Que veulent vraiment les Verts « officiels » calaisiens ?

477217682.jpgSur le Littoral Boulogne-Calais-Dunkerque, les Ecologistes et les Verts se rassemblent avec la gauche dès le 1er tour. C’est vrai à Boulogne où nos amis Max Papyle et Pierre Géneau ont rejoint Frédéric Cuvillier, maire PS, avec le PCF, le MRC et le PRG. C’est vrai à Wimereux derrière Thérèse Briquet (PS) avec le PCF aussi. C’est vrai à Outreau, derrière Thérèse Guilbert (maire sortante), avec le PCF et pour la première fois les Verts. C’est vrai à Saint-Martin-Boulogne, où socialistes, communistes et Verts sont rassemblés. A Dunkerque, même scénario, où nos amis Marcel Lefèvre, Claudine Ducellier et Louardi Boughedada cultivent cette vision unitaire comme nous. C’est vrai aussi à Marck où Verts, communistes et certains socialistes ont fait cause commune, c’est vrai un peu partout… sauf à Calais ! Les Ecologistes du Calaisis partent avec la gauche unie mais pas les Verts calaisiens. Pourquoi ?

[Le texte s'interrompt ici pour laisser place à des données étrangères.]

__device__ __forceinline__ void dot32x3(const float *w, const float *vec, int q, float &o0, float &o1, float &o2) {
    const float4 *p = (const float4 *)vec + q;
    f2 a = mk2(0.f, 0.f), b = mk2(0.f, 0.f), c = mk2(0.f, 0.f);
#pragma unroll
    for (int h = 0; h < 2; ++h) {
        float4 x[4];
#pragma unroll
        for (int k = 0; k < 4; ++k) x[k] = p[(4 * h + k) * (XB_PLANE / 4)];
#pragma unroll
        for (int k = 0; k < 4; ++k) {
            const int kk = 4 * h + k;
            const f2 xl = mk2(x[k].x, x[k].y), xh = mk2(x[k].z, x[k].w);
            a = pkfma(mk2(w[4 * kk + 0], w[4 * kk + 1]), xl, a);
            b = pkfma(mk2(w[32 + 4 * kk + 0], w[32 + 4 * kk + 1]), xl, b);
            c = pkfma(mk2(w[64 + 4 * kk + 0], w[64 + 4 * kk + 1]), xl, c);
            a = pkfma(mk2(w[4 * kk + 2], w[4 * kk + 3]), xh, a);
            b = pkfma(mk2(w[32 + 4 * kk + 2], w[32 + 4 * kk + 3]), xh, b);
            c = pkfma(mk2(w[64 + 4 * kk + 2], w[64 + 4 * kk + 3]), xh, c);
        }
    }
    o0 = a.x + a.y; o1 = b.x + b.y; o2 = c.x + c.y;
}
__device__ __forceinline__ void dot32x3_mixed(const float *w, const float4 *wl_, const float *vec, int q, float &o0, float &o1, float &o2) {
    const float4 *p = (const float4 *)vec + q;
    f2 a = mk2(0.f, 0.f), b = mk2(0.f, 0.f), c = mk2(0.f, 0.f);
#pragma unroll
    for (int h = 0; h < 2; ++h) {
        float4 x[4], wn[4];
#pragma unroll
        for (int k = 0; k < 4; ++k) { x[k] = p[(4 * h + k) * (XB_PLANE / 4)]; wn[k] = wl_[(4 * h + k) * 256]; }
#pragma unroll
        for (int k = 0; k < 4; ++k) {
            const int kk = 4 * h + k;
            const f2 xl = mk2(x[k].x, x[k].y), xh = mk2(x[k].z, x[k].w);
            a = pkfma(mk2(w[4 * kk + 0], w[4 * kk + 1]), xl, a);
            b = pkfma(mk2(w[32 + 4 * kk + 0], w[32 + 4 * kk + 1]), xl, b);
            c = pkfma(mk2(wn[k].x, wn[k].y), xl, c);
            a = pkfma(mk2(w[4 * kk + 2], w[4 * kk + 3]), xh, a);
            b = pkfma(mk2(w[32 + 4 * kk + 2], w[32 + 4 * kk + 3]), xh, b);
            c = pkfma(mk2(wn[k].z, wn[k].w), xh, c);
        }
    }
    o0 = a.x + a.y; o1 = b.x + b.y; o2 = c.x + c.y;
}
__device__ __forceinline__ float dot32(const float *w, const float *vec, int q) {
    const float4 *p = (const float4 *)vec + q;
    f2 s0 = mk2(0.f, 0.f), s1 = mk2(0.f, 0.f);
    float4 x[8];
#pragma unroll
    for (int k = 0; k < 8; ++k) x[k] = p[k * (XB_PLANE / 4)];
#pragma unroll
    for (int k = 0; k < 8; ++k) {
        s0 = pkfma(mk2(w[4 * k + 0], w[4 * k + 1]), mk2(x[k].x, x[k].y), s0);
        s1 = pkfma(mk2(w[4 * k + 2], w[4 * k + 3]), mk2(x[k].z, x[k].w), s1);
    }
    return (s0.x + s0.y) + (s1.x + s1.y);
}

constexpr int L_COND = 0;
constexpr int L_CSTA = L_COND + 512 * 4;
constexpr int L_GH1 = L_CSTA + 512 * 4;
constexpr int L_CSTQ = L_GH1 + 1536;
constexpr int L_HAND = L_CSTQ + 256;
constexpr int L_MISC = L_HAND + 128;
constexpr int L_XB = L_MISC + 64;
constexpr int XB_H1 = 0, XB_X2 = 1, XB_X3 = 2, XB_H2 = 3, XB_F1 = 4, XB_F2 = 5;
constexpr int L_SW = L_XB + 6 * XB_VEC;
constexpr int L_FC3 = L_SW + 8 * 256 * 4;
constexpr int L_XTAB = L_FC3 + 16384;
constexpr int L_TOTAL = L_XTAB + 1024;
static_assert(L_TOTAL * 4 <= 163840, "LDS budget");
constexpr int M_XF = 9;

Y aurait-il un particularisme calaisien, où les écologistes seraient condamnés à être divisés ? Lors de notre rencontre avec les Verts calaisiens, nous avions évoqué la possibilité de réunifier les écologistes à l’occasion de ces municipales. Les Ecologistes du Calaisis avaient émis l’idée de négocier ensemble auprès de nos partenaires de gauche. Visiblement, ce n’était pas le schéma des Verts calaisiens, positionnés sur un rapport assez anti-communiste et très identitaire. Nous aurions été plus forts et aurions pu amorcer la refondation locale de l’écologie politique. Les Ecologistes du Calaisis ont une expérience municipale et une culture gestionnaire de l’écologie. L’écologie, c’est ce qui se voit concrètement localement.

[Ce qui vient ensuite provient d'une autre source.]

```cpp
template <int VEC>
__device__ __forceinline__ void store_stream(float* p, const float (&src)[VEC]) {
  using T = typename VecLoad<VEC>::T;
  T v;
  if constexpr (VEC == 1) {
    v = src[0];
  } else {
#pragma unroll
    for (int c = 0; c < VEC; ++c) v[c] = src[c];
  }
  __builtin_nontemporal_store(v, reinterpret_cast<T*>(p));
}

template <int VEC>
__device__ __forceinline__ void store_stream_off(float* base, uint32_t byte_off, const float (&src)[VEC]) {
  store_stream<VEC>(reinterpret_cast<float*>(reinterpret_cast<char*>(base) + byte_off), src);
}

template <int VEC>
__device__ __forceinline__ void store_result(float* p, const float (&src)[VEC]) {
  using T = typename VecLoad<VEC>::T;
  T v;
  if constexpr (VEC == 1) {
    v = src[0];
  } else {
#pragma unroll
    for (int c = 0; c < VEC; ++c) v[c] = src[c];
  }
  *reinterpret_cast<T*>(p) = v;
}
template <int VEC>
__device__ __forceinline__ void store_result_off(float* base, uint32_t byte_off, const float (&src)[VEC]) {
  store_result<VEC>(reinterpret_cast<float*>(reinterpret_cast<char*>(base) + byte_off), src);
}
template <int VEC>
__device__ __forceinline__ void store_result_policy(float* p, const float (&src)[VEC], int nt) {
  if (nt)
    store_stream<VEC>(p, src);
  else
    store_result<VEC>(p, src);
}

constexpr int kColMaxBlocks = 256 * 64;

static inline int lds_opt_in(const void* kernel, size_t dynamic_bytes, size_t static_bytes) {
  if (dynamic_bytes + static_bytes <= 48u * 1024u) return 0;
  return hip_code(hipFuncSetAttribute(kernel, hipFuncAttributeMaxDynamicSharedMemorySize, (int)dynamic_bytes));
}

static inline int compute_units() {
  static int cached[16] = {0};
  int dev = 0;
  if (hipGetDevice(&dev) != hipSuccess || dev < 0 || dev >= 16) dev = 0;
  if (cached[dev] == 0) {
    int cus = 0;
    if (hipDeviceGetAttribute(&cus, hipDeviceAttributeMultiprocessorCount, dev) != hipSuccess || cus <= 0) cus = 256;
    cached[dev] = cus;
  }
  return cached[dev];
}

__device__ __forceinline__ bool arrive_last(int* counter, int total, int* lds_flag) {
  asm volatile("s_waitcnt vmcnt(0)" ::: "memory");
  __syncthreads();
  if (threadIdx.x == 0) {
    __builtin_amdgcn_fence(__ATOMIC_RELEASE, "agent");
    asm volatile("s_waitcnt vmcnt(0)" ::: "memory");
    const int ticket = atomicAdd(counter, 1);
    const int last = (ticket == total - 1) ? 1 : 0;
    if (last) __builtin_amdgcn_fence(__ATOMIC_ACQUIRE, "agent");
    *lds_flag = last;
  }
  __syncthreads();
  return *lds_flag != 0;
}

__device__ __forceinline__ int32_t load_index_coherent(const int32_t* p) {
  return __hip_atomic_load(p, __ATOMIC_RELAXED, __HIP_MEMORY_SCOPE_AGENT);
}

template <int BLOCK>
__device__ __forceinline__ double block_reduce_sum(double v, double* lds ) {
#pragma unroll
  for (int off = 32; off > 0; off >>= 1) v += __shfl_down(v, off, 64);
  const int wave = threadIdx.x >> 6, lane = threadIdx.x & 63;
  if (lane == 0) lds[wave] = v;
  __syncthreads();
  double r = 0.0;
  if (threadIdx.x == 0) {
#pragma unroll
    for (int w = 0; w < BLOCK / 64; ++w) r += lds[w];
  }
  __syncthreads();
  return r;
}

__device__ __forceinline__ float byzantine_coordinate(float avg, float q, float fk, float scale, int attack_kind) {
  const float dir = ((attack_kind & 15) == BM_ATTACK_LITTLE) ? __builtin_sqrtf(q / (fk - 1.0f)) : -avg;
  const float att = dir * scale;
  return (attack_kind & BM_ATTACK_DIRECTION) ? att : avg + att;
}

}

namespace bm {
struct Tuning {
  int col_burst;
  int mean_burst;
  int step_burst;
  int step_stream;
  int pair_mode;
  int pair_planes;
  int pair_dither;
  double pair_tau;
  int study_burst;
  int step_stagger_us;
  int gram_steady;
  int bulyan_short;
  int pair_load_nt;
  int rank_algo;
  int col_wide;
  int brute_budget;
};
const Tuning& tuning();
Tuning& tuning_mutable();
}
```

### byzantinemomentum_amd/csrc/colwise_kernels.h

```cpp
#pragma once
#include "bm_common.h"

namespace bm {

constexpr int kColBlock = 256;

template <int N, int F>
__device__ __forceinline__ float trimmed_sum_static(const float (&x)[N]) {
  float t = 0.0f;
#pragma unroll
  for (int i = F; i < N - F; ++i) t += x[i];
  return t;
}
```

Les Ecologistes du Calaisis ont choisi l’union parce que leur bilan va plus loin que bien des municipalités de gauche à participation « verte » dans la région. Parce que nous avons toujours été pragmatiques, parce que nous avons une culture de gestion municipale et une expérience, nous ne pouvions pas nous retrouver sur la stratégie de liste autonome de nos amis Verts calaisiens. Leur démarche ne nous semblait pas crédible. Etre absent de la vie politique locale et se pointer uniquement tous les 6 ans aux élections, ça n’est pas sérieux. Nier le bilan des élus écologistes actuels l’est encore moins. Nous ne critiquons pas les Verts, nous sommes d’accord avec eux sur l’essentiel.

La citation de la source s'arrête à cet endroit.